For this exercise, reproduce the entries below exactly, but only from the line containing "float* dl = wsp<float>(e, e->ws.dl);" through the line containing "PhaseTimer pt(e, PH_ADAM_CATCHUP, st);", both included.

▶ **Recorded data**:

---+---

int slab_to_p(c2v_engine* e, cudaStream_t st, HeadSchedule hs, const float* v, int B, const umma::SoftmaxGradArgs& g,
              SlabDesc* slab, const float** v_dy, bool reset_factors = false) {
  *v_dy = v;
  if (hs == HEAD_LOADERS) {
    slab->loaders = true;
    slab->sg = g;
    return C2V_OK;
  }
  float* S = wsp<float>(e, e->ws.S);
  const int Y = e->dims.target_vocab, D = e->dims.code_dim;
  const bool gated = hs == HEAD_EXP_SLAB;
  const int* gate = gated ? wsp<int>(e, e->ws.slab_flag) : nullptr;
  float* rscale = wsp<float>(e, e->ws.rscale);
  float* reset = gated && reset_factors ? rscale : nullptr;
  unsigned* count = reset ? reinterpret_cast<unsigned*>(wsp<int>(e, e->ws.slab_flag)) + 1 : nullptr;
  const int chunks = gated ? 2 : (int)((e->ws.ldS / 4 + 256 * 8 - 1) / (256 * 8));
  if (is_3x(e))
    C2V_LAUNCH(e, (softmax_grad_kernel<true><<<dim3(chunks, B), 256, 0, st>>>(S, e->ws.ldS, Y, g.lse, g.target, g.inv_batch, g.row0,
                                                                             wsp<float>(e, e->ws.S_lo), gate, reset, count)));
  else
    C2V_LAUNCH(e, (softmax_grad_kernel<false><<<dim3(chunks, B), 256, 0, st>>>(S, e->ws.ldS, Y, g.lse, g.target, g.inv_batch, g.row0,
                                                                              nullptr, gate, reset, count)));
  if (gated) {
    float* vs = wsp<float>(e, e->ws.v_scaled);
    C2V_LAUNCH(e, (scale_rows_kernel<<<(unsigned)(((size_t)B * D + 255) / 256), 256, 0, st>>>(v, rscale, vs, D, (size_t)B * D)));
    slab->row_scale = rscale;
    *v_dy = vs;
  }
  return C2V_OK;
}

template <class Combine>
int exp_slab_logits(c2v_engine* e, cudaStream_t st, const float* v, int B, const int32_t* target, int row0, float* tl_out,
                    Combine combine) {
  float* tl = wsp<float>(e, e->ws.true_logit);
  int* flag = wsp<int>(e, e->ws.slab_flag);
  if (!e->slab_flag_zeroed) {
    C2V_CUDA(e, cudaMemsetAsync(flag, 0, 64, st));
    e->slab_flag_zeroed = true;
  }
  int rc;
  if ((rc = end_target_lazy(e, st))) return rc;
  {
    PhaseTimer pt(e, PH_XENT, st);
    C2V_LAUNCH(e, (true_logit_kernel<<<(B + 7) / 8, 256, 0, st>>>(v, e->theta.tgt, target, row0, e->dims.target_vocab, e->dims.code_dim,
                                                                  B, tl, flag)));
    if (tl_out) C2V_CUDA(e, cudaMemcpyAsync(tl_out, tl, (size_t)B * 4, cudaMemcpyDeviceToDevice, st));
  }
  if ((rc = run_logits(e, st, v, B, LOGITS_EXP_SUM, LogitsArgs{tl}, true))) return rc;
  {
    PhaseTimer pt(e, PH_XENT, st);
    if ((rc = combine())) return rc;
  }
  return run_logits(e, st, v, B, LOGITS_STORE_LSE_GATED, LogitsArgs{nullptr, flag});
}

int train_step_impl(c2v_engine* e, cudaStream_t st, const int32_t* src, const int32_t* pth, const int32_t* tgt,
                    const float* mask, const int32_t* target, int B, float keep, uint64_t seed, uint64_t step,
                    const float* ext_mask, float* loss_out) {
  if (!e->has_grad) return fail(e, C2V_ERR_STATE, "gradients not bound (c2v_bind_grads)");
  if (!(keep > 0.f) || keep > 1.f) return fail(e, C2V_ERR_INVALID, "keep_prob must be in (0, 1]");
  const int Y = e->dims.target_vocab;
  const Dropout dp = make_dropout(e->dims, keep, seed, step, ext_mask);
  ContextSource cs = make_source(e, src, pth, tgt, B);
  float* H = wsp<float>(e, e->ws.H);
  float* alpha = wsp<float>(e, e->ws.alpha);
  float* v = wsp<float>(e, e->ws.v);
  float* dv = wsp<float>(e, e->ws.dv);
  float* S = wsp<float>(e, e->ws.S);
  float* loss_b = wsp<float>(e, e->ws.loss_b);
  float* lse = wsp<float>(e, e->ws.lse);
  float2* part = wsp<float2>(e, e->ws.lse_part);
  const int n_tiles = umma::lse_slots(Y);
  int rc;
  if ((rc = run_ctx_fwd(e, st, cs, dp, H, true))) return rc;
  if ((rc = launch_attn_fwd(e, st, H, mask, B, alpha, v))) return rc;
  const float invB = 1.0f / (float)B;
  const umma::SoftmaxGradArgs g{lse, target, 0, invB};
  const HeadSchedule hs = head_schedule(e, API_STEP, v);
  const float* v_dy = v;
  SlabDesc slab;
  if (hs == HEAD_RECOMPUTE) {
    if ((rc = run_logits(e, st, v, B, LOGITS_LSE_ONLY, {}, true))) return rc;
    float* tl = wsp<float>(e, e->ws.true_logit);
    {
      PhaseTimer pt(e, PH_XENT, st);
      C2V_LAUNCH(e, (true_logit_kernel<<<(B + 7) / 8, 256, 0, st>>>(v, e->theta.tgt, target, 0, Y, e->dims.code_dim, B, tl)));
      C2V_LAUNCH(e, (xent_combine_kernel<<<B, 256, 0, st>>>(part, n_tiles, S, e->ws.ldS, target, loss_b, lse, tl)));
      C2V_LAUNCH(e, (loss_reduce_kernel<<<1, 256, 0, st>>>(loss_b, B, invB, loss_out)));
    }
    if ((rc = run_logits(e, st, v, B, LOGITS_SOFTMAX_GRAD, LogitsArgs{nullptr, nullptr, g}))) return rc;
  } else if (hs == HEAD_EXP_SLAB) {
    float* tl = wsp<float>(e, e->ws.true_logit);
    float* rscale = wsp<float>(e, e->ws.rscale);
    int* flag = wsp<int>(e, e->ws.slab_flag);
    float* S_lo = is_3x(e) ? wsp<float>(e, e->ws.S_lo) : nullptr;
    rc = exp_slab_logits(e, st, v, B, target, 0, nullptr, [&]() -> int {
      C2V_LAUNCH(e, (expsum_combine_kernel<<<B, 256, 0, st>>>(part, n_tiles, S, S_lo, e->ws.ldS, Y, target, tl, tl, v, e->dims.code_dim,
                                                              invB, loss_b, lse, rscale, flag)));
      return C2V_OK;
    });
    if (rc) return rc;
    {
      PhaseTimer pt(e, PH_XENT, st);
      C2V_LAUNCH(e, (xent_combine_kernel<<<B, 256, 0, st>>>(part, n_tiles, S, e->ws.ldS, target, loss_b, lse, nullptr, flag, rscale,
                                                            reinterpret_cast<unsigned*>(flag) + 1)));
      if ((rc = slab_to_p(e, st, hs, v, B, g, &slab, &v_dy))) return rc;
      C2V_LAUNCH(e, (loss_reduce_kernel<<<1, 256, 0, st>>>(loss_b, B, invB, loss_out)));
    }
  } else {
    if ((rc = run_logits(e, st, v, B, hs == HEAD_SIMT ? LOGITS_STORE : LOGITS_STORE_LSE, {}, true))) return rc;
    PhaseTimer pt(e, PH_XENT, st);
    if (hs == HEAD_SIMT) {
      C2V_LAUNCH(e, (xent_kernel<<<B, kXentThreads, 0, st>>>(S, e->ws.ldS, target, Y, invB, loss_b, lse, 1)));
    } else {
      C2V_LAUNCH(e, (xent_combine_kernel<<<B, 256, 0, st>>>(part, n_tiles, S, e->ws.ldS, target, loss_b, lse)));
      if ((rc = slab_to_p(e, st, hs, v, B, g, &slab, &v_dy))) return rc;
    }
    C2V_LAUNCH(e, (loss_reduce_kernel<<<1, 256, 0, st>>>(loss_b, B, invB, loss_out)));
  }
  if ((rc = target_grad_gemms(e, st, v_dy, B, dv, slab))) return rc;
  return context_backward(e, st, cs, mask, B, dp, dv);
}

int sampled_train_step_impl(c2v_engine* e, cudaStream_t st, const int32_t* src, const int32_t* pth, const int32_t* tgt,
                             const float* mask, const int32_t* target, int B, const int32_t* sampled, int S,
                             const float* logq_true, const float* logq_samp, float keep, uint64_t seed, uint64_t step,
                             const float* ext_mask, float* loss_out) {
  if (!e->has_grad) return fail(e, C2V_ERR_STATE, "gradients not bound (c2v_bind_grads)");
  if (!(keep > 0.f) || keep > 1.f) return fail(e, C2V_ERR_INVALID, "keep_prob must be in (0, 1]");
  if (S < 1 || S > kMaxSampled) return fail(e, C2V_ERR_INVALID, "number of sampled classes must be in [1, 1024]");
  const int D = e->dims.code_dim;
  const Dropout dp = make_dropout(e->dims, keep, seed, step, ext_mask);
  ContextSource cs = make_source(e, src, pth, tgt, B);
  float* H = wsp<float>(e, e->ws.H);
  float* alpha = wsp<float>(e, e->ws.alpha);
  float* v = wsp<float>(e, e->ws.v);
  float* dv = wsp<float>(e, e->ws.dv);
  float* loss_b = wsp<float>(e, e->ws.loss_b);
  float* dl = wsp<float>(e, e->ws.dl);
  int rc;
  if ((rc = run_ctx_fwd(e, st, cs, dp, H, true))) return rc;
  if ((rc = launch_attn_fwd(e, st, H, mask, B, alpha, v))) return rc;
  const float invB = 1.0f / (float)B;
  if (e->lazy && e->has_adam && e->table_world == 1) {
    PhaseTimer pt(e, PH_ADAM_CATCHUP, st);
    const c2v_dims& d = e->dims;
    int32_t* stamp = wsp<int32_t>(e, e->ws.stamp_tgt);
    int32_t* last = wsp<int32_t>(e, e->ws.last_tgt);
    if (!e->tgt_lazy) {
      C2V_CUDA(e, cudaMemsetAsync(e->grad.tgt, 0, (size_t)d.target_vocab * D * 4, st));
      C2V_LAUNCH(e, (fill_i32_kernel<<<256, 256, 0, st>>>(last, (size_t)d.target_vocab, (int32_t)e->adam_t_done)));
      C2V_CUDA(e, cudaMemsetAsync(stamp, 0, (size_t)d.target_vocab * 4, st));
      e->tgt_lazy = true;
    }
    e->mark_epoch++;
    C2V_LAUNCH(e, (mark_list_kernel<<<(B + 255) / 256, 256, 0, st>>>(target, B, stamp, e->mark_epoch)));
    C2V_LAUNCH(e, (mark_list_kernel<<<(S + 255) / 256, 256, 0, st>>>(sampled, S, stamp, e->mark_epoch)));
    if (e->adam_t_done > 0)
      C2V_ADAM_ROWS(e, ADAM_ROWS_CATCHUP, st,
                    e->theta.tgt, e->grad.tgt, e->am.tgt, e->av.tgt, d.target_vocab, d.code_dim, stamp, e->mark_epoch, last,
                    (int32_t)e->adam_t_done, wsp<float>(e, e->ws.lr_tab), e->hp_b1, e->hp_b2, e->hp_eps, rest_ok(e));
  }
  {
    PhaseTimer pt(e, PH_SAMPLED, st);
    const size_t smem = ((size_t)D + S + 1) * sizeof(float);
    C2V_LAUNCH(e, (sampled_softmax_fwd_kernel<<<B, kSampledThreads, smem, st>>>(v, e->theta.tgt, target, sampled, S, logq_true,
                                                                                 logq_samp, D, invB, loss_b, dl, dv)));
    C2V_LAUNCH(e, (loss_reduce_kernel<<<1, 256, 0, st>>>(loss_b, B, invB, loss_out)));
    if (!e->tgt_lazy) C2V_CUDA(e, cudaMemsetAsync(e->grad.tgt, 0, (size_t)e->dims.target_vocab * D * 4, st));
    if (e->deterministic)
      C2V_LAUNCH(e, (sampled_softmax_bwd_det_kernel<<<B + S, kSampledThreads, 0, st>>>(v, dl, target, sampled, B, S, D, e->grad.tgt)));
    else
      C2V_LAUNCH(e, (sampled_softmax_bwd_kernel<<<B + S * ((B + kSampledChunk - 1) / kSampledChunk), kSampledThreads, 0, st>>>(
          v, dl, target, sampled, B, S, D, e->grad.tgt)));
  }
  if (e->ev_tgt_ready) C2V_CUDA(e, cudaEventRecord(e->ev_tgt_ready, st));
  return context_backward(e, st, cs, mask, B, dp, dv);
}

int adam_impl(c2v_engine* e, cudaStream_t st, float lr, float b1, float b2, float eps, int64_t t) {
  if (!e->has_grad || !e->has_adam) return fail(e, C2V_ERR_STATE, "gradients / Adam state not bound");
  if (e->table_world > 1)
    return fail(e, C2V_ERR_STATE, "embedding tables are sharded: update each slice with c2v_adam_step_range");
  if (t < 1) return fail(e, C2V_ERR_INVALID, "Adam step count t must be >= 1");
  e->tgt_armed = false;
  e->armed_t = 0;
  e->hint_src = e->hint_pth = e->hint_tgt = nullptr;
  bool skip_tgt = false;
  if (e->tgt_fused_t || e->early_t) {
    const int64_t done_t = e->tgt_fused_t ? e->tgt_fused_t : e->early_t;
    if (done_t != t || lr != e->tgt_lr || b1 != e->tgt_b1 || b2 != e->tgt_b2 || eps != e->tgt_eps)
      return fail(e, C2V_ERR_STATE, "part of this Adam step was already applied inside the train step (c2v_arm_target_adam) with a different step count / hyper-parameters");
    skip_tgt = e->tgt_fused_t != 0;
    e->tgt_fused_t = 0;
    e->early_t = 0;
  }
  const double lr_t_d = (double)lr * sqrt(1.0 - pow((double)b2, (double)t)) / (1.0 - pow((double)b1, (double)t));
  const float lr_t = (float)lr_t_d;
  const c2v_dims& d = e->dims;
  const size_t n[5] = {(size_t)d.token_vocab * d.embed_dim, (size_t)d.path_vocab * d.embed_dim,
                       (size_t)d.target_vocab * d.code_dim, (size_t)3 * d.embed_dim * d.code_dim, (size_t)d.code_dim};
  float* P[5] = {e->theta.tok, e->theta.path, e->theta.tgt, e->theta.W, e->theta.a};
  float* G[5] = {e->grad.tok, e->grad.path, e->grad.tgt, e->grad.W, e->grad.a};
  float* M[5] = {e->am.tok, e->am.path, e->am.tgt, e->am.W, e->am.a};
  float* V[5] = {e->av.tok, e->av.path, e->av.tgt, e->av.W, e->av.a};
  int first_dense = 0;
  if (e->lazy) {
    if (t != e->adam_t_done + 1) return fail(e, C2V_ERR_STATE, "lazy Adam needs consecutive step counts (t == previous t + 1)");
    if (e->hp_set && (lr != e->hp_lr || b1 != e->hp_b1 || b2 != e->hp_b2 || eps != e->hp_eps)) {
      int rcf = flush_rows(e, st);
      if (rcf) return rcf;
    }
    if (t - e->full_flush_t >= kLrRing - 2) {
      int rcf = flush_rows(e, st);
      if (rcf) return rcf;
    }
    e->hp_lr = lr; e->hp_b1 = b1; e->hp_b2 = b2; e->hp_eps = eps; e->hp_set = true;
    float* lr_tab = wsp<float>(e, e->ws.lr_tab);
    C2V_LAUNCH(e, (set_float_kernel<<<1, 1, 0, st>>>(lr_tab + (t & kLrRingMask), lr_t)));
    e->lazy_grads_pending = false;
    first_dense = 2;
  }
  e->adam_t_done = t;
  e->tgt_t_valid = false;
  if (e->lazy) { int rcs = sweep_rows(e, st, t); if (rcs) return rcs; }
  for (int i = first_dense; i < 5; ++i) {
    if (i == 2 && (skip_tgt || e->tgt_lazy)) continue;
    const size_t n4 = n[i] / 4;
    size_t blocks = (n4 + 255) / 256;
    if (blocks > (size_t)e->num_sms * 16) blocks = (size_t)e->num_sms * 16;
    if (blocks < 1) blocks = 1;
    const int zero = (i < 2) ? 1 : 0;
    PhaseTimer pt(e, PH_ADAM, st);
    C2V_LAUNCH(e, (adam_kernel<<<(unsigned)blocks, 256, 0, st>>>(P[i], G[i], M[i], V[i], n4, lr_t, b1, b2, eps, zero)));
  }
  e->emb_grads_clean = !e->lazy;
  return C2V_OK;
}

}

---+---

▶ **Your response**:
  float* dl = wsp<float>(e, e->ws.dl);
  int rc;
  if ((rc = run_ctx_fwd(e, st, cs, dp, H, true))) return rc;
  if ((rc = launch_attn_fwd(e, st, H, mask, B, alpha, v))) return rc;
  const float invB = 1.0f / (float)B;
  if (e->lazy && e->has_adam && e->table_world == 1) {
    PhaseTimer pt(e, PH_ADAM_CATCHUP, st);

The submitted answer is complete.